Stored records
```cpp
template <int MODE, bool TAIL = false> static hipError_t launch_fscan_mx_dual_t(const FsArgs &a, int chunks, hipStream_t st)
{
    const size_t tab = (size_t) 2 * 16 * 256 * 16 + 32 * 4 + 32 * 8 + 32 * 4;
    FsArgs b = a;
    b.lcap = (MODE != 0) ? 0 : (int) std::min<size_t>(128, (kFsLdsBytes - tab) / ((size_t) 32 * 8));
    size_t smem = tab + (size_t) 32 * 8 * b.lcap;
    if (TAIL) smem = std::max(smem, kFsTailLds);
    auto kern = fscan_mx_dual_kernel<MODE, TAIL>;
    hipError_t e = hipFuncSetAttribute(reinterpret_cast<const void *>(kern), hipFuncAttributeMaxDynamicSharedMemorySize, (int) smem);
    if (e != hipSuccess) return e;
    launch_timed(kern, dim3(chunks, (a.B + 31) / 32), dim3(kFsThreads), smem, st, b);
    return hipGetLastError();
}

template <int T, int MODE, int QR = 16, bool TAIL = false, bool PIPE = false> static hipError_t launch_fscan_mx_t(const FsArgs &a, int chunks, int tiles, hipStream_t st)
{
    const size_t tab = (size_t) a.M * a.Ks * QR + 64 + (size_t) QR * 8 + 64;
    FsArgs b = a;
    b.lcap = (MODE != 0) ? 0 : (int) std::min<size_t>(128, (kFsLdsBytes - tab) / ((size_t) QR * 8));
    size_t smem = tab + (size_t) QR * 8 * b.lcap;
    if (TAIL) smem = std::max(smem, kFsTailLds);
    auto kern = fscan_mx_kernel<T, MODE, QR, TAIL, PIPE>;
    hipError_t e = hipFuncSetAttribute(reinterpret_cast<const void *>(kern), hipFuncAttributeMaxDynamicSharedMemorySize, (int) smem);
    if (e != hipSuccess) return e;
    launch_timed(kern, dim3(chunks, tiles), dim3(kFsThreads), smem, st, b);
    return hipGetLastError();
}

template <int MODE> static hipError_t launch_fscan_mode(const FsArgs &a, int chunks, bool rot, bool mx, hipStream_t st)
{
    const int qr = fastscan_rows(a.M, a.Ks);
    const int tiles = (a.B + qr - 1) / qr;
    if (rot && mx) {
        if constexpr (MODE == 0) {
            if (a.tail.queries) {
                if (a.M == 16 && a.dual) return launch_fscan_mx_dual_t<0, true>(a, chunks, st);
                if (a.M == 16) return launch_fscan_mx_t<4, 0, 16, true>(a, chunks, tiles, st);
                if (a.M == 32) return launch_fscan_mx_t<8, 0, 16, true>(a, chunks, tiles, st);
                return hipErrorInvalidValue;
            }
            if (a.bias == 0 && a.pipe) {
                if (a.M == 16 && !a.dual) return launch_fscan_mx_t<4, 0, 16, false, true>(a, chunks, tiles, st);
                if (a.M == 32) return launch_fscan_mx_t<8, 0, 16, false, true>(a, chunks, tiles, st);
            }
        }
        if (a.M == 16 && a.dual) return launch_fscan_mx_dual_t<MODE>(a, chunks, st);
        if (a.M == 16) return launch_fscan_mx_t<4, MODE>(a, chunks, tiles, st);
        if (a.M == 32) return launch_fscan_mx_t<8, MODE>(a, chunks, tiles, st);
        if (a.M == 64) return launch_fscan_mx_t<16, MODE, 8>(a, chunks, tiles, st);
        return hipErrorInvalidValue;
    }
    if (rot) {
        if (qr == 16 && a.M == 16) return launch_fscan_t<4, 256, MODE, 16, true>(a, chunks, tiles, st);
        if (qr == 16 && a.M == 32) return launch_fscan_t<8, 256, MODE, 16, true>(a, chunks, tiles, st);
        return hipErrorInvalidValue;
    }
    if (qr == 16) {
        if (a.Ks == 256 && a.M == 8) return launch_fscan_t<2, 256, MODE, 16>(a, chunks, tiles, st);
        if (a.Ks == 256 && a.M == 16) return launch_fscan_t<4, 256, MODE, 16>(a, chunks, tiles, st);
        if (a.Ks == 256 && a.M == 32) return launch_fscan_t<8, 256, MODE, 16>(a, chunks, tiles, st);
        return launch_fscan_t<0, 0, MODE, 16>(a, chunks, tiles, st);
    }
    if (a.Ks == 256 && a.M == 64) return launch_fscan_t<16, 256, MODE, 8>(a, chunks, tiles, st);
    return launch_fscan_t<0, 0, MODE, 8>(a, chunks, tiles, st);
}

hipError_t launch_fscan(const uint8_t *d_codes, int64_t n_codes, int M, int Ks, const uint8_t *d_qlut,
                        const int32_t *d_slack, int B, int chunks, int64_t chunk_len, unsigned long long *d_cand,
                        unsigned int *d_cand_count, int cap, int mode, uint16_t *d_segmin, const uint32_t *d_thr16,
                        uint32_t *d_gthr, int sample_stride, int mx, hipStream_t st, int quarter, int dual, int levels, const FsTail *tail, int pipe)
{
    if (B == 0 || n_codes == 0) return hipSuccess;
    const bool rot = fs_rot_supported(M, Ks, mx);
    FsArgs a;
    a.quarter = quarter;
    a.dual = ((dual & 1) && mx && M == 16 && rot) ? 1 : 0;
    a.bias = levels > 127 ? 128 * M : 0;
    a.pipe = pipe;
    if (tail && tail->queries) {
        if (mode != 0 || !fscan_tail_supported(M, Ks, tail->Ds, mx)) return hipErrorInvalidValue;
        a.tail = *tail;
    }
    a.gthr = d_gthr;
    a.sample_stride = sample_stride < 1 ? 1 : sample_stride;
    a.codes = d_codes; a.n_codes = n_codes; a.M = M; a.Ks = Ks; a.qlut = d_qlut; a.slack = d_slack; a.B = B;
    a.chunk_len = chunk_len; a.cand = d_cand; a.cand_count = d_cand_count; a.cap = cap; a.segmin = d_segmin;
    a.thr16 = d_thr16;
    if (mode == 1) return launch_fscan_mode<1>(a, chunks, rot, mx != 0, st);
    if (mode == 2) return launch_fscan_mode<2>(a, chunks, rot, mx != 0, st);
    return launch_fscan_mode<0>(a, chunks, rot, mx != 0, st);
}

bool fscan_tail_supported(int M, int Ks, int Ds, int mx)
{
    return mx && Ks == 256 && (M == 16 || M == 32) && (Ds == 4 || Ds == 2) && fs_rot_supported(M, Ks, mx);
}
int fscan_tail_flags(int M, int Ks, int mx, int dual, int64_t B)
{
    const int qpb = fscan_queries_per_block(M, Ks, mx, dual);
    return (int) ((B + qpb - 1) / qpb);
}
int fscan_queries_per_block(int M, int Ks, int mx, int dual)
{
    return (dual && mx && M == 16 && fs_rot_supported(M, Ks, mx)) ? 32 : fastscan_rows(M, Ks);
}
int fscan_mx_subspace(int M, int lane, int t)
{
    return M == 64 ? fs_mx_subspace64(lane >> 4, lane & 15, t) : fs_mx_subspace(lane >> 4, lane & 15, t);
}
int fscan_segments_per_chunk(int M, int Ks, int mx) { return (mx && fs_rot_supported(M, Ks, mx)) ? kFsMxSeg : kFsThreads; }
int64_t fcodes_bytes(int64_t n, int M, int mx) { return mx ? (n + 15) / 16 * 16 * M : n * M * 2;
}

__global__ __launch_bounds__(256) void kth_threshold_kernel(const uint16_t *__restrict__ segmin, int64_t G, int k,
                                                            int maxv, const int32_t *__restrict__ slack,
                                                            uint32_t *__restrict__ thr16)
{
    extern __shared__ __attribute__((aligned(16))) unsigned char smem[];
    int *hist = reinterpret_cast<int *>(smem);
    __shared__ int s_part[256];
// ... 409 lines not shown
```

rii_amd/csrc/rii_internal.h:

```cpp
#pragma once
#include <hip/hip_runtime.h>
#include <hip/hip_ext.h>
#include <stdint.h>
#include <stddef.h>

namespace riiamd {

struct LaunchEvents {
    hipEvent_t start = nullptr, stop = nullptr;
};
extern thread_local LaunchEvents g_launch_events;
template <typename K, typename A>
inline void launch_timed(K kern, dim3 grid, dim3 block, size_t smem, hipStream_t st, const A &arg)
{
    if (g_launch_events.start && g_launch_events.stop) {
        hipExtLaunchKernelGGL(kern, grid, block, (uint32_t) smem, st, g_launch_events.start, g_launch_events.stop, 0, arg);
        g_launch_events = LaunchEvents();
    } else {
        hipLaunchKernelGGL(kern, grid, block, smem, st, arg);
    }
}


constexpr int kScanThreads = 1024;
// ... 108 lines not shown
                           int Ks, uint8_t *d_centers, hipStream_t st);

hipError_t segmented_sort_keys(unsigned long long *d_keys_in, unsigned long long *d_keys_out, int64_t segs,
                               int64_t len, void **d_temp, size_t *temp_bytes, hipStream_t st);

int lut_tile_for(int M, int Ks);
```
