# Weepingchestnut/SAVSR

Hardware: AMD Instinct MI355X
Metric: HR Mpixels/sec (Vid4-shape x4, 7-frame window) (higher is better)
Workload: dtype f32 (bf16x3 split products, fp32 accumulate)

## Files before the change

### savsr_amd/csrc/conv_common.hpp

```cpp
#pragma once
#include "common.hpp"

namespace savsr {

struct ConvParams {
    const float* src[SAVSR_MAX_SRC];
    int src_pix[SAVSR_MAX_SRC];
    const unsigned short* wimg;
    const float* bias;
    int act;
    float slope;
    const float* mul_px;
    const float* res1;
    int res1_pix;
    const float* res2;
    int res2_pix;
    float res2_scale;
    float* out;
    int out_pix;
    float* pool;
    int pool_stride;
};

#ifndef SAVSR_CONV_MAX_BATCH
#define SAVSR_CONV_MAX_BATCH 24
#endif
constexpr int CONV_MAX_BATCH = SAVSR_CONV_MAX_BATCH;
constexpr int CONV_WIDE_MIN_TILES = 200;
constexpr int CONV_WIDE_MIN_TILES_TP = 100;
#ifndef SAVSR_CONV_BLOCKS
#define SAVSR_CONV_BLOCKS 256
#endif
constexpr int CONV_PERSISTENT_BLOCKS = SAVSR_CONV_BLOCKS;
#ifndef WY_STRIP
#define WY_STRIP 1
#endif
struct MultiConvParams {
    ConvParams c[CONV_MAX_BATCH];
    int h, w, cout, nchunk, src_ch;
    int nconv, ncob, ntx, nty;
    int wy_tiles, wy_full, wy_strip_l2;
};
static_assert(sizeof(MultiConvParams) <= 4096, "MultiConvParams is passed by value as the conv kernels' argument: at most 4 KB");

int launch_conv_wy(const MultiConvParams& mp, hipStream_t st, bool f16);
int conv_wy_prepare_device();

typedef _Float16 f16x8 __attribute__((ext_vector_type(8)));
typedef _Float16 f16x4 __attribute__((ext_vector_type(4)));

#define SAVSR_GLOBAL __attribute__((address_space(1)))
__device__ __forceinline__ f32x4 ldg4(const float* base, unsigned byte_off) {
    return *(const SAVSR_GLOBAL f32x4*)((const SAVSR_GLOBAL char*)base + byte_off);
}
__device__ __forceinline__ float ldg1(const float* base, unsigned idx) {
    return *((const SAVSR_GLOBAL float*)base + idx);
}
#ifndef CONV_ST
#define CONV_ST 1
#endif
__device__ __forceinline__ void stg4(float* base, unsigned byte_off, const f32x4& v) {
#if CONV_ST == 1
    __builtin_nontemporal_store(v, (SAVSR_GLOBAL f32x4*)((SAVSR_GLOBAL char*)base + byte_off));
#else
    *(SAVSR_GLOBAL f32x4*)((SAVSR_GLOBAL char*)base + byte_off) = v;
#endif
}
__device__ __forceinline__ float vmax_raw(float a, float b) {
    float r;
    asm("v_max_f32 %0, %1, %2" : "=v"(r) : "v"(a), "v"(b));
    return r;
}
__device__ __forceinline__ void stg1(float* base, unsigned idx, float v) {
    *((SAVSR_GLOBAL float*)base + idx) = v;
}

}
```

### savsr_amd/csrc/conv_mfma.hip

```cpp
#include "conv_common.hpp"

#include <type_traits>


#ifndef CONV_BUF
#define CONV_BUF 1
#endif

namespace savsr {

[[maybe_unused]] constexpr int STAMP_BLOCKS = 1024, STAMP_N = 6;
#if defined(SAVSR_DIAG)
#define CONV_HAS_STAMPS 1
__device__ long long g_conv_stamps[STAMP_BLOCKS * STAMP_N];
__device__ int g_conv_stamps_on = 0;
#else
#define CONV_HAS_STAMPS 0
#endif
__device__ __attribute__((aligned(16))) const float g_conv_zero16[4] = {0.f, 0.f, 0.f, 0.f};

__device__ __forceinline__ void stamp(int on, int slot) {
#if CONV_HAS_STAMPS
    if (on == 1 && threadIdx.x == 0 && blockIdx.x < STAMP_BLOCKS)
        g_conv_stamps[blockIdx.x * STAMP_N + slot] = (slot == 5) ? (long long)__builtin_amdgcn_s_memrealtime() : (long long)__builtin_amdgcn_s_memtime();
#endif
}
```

EXERCISE GOAL: Find every line above where the word "lines" occurs, and copy that line.

EXERCISE RESULT:
// ... 409 lines not shown
// ... 108 lines not shown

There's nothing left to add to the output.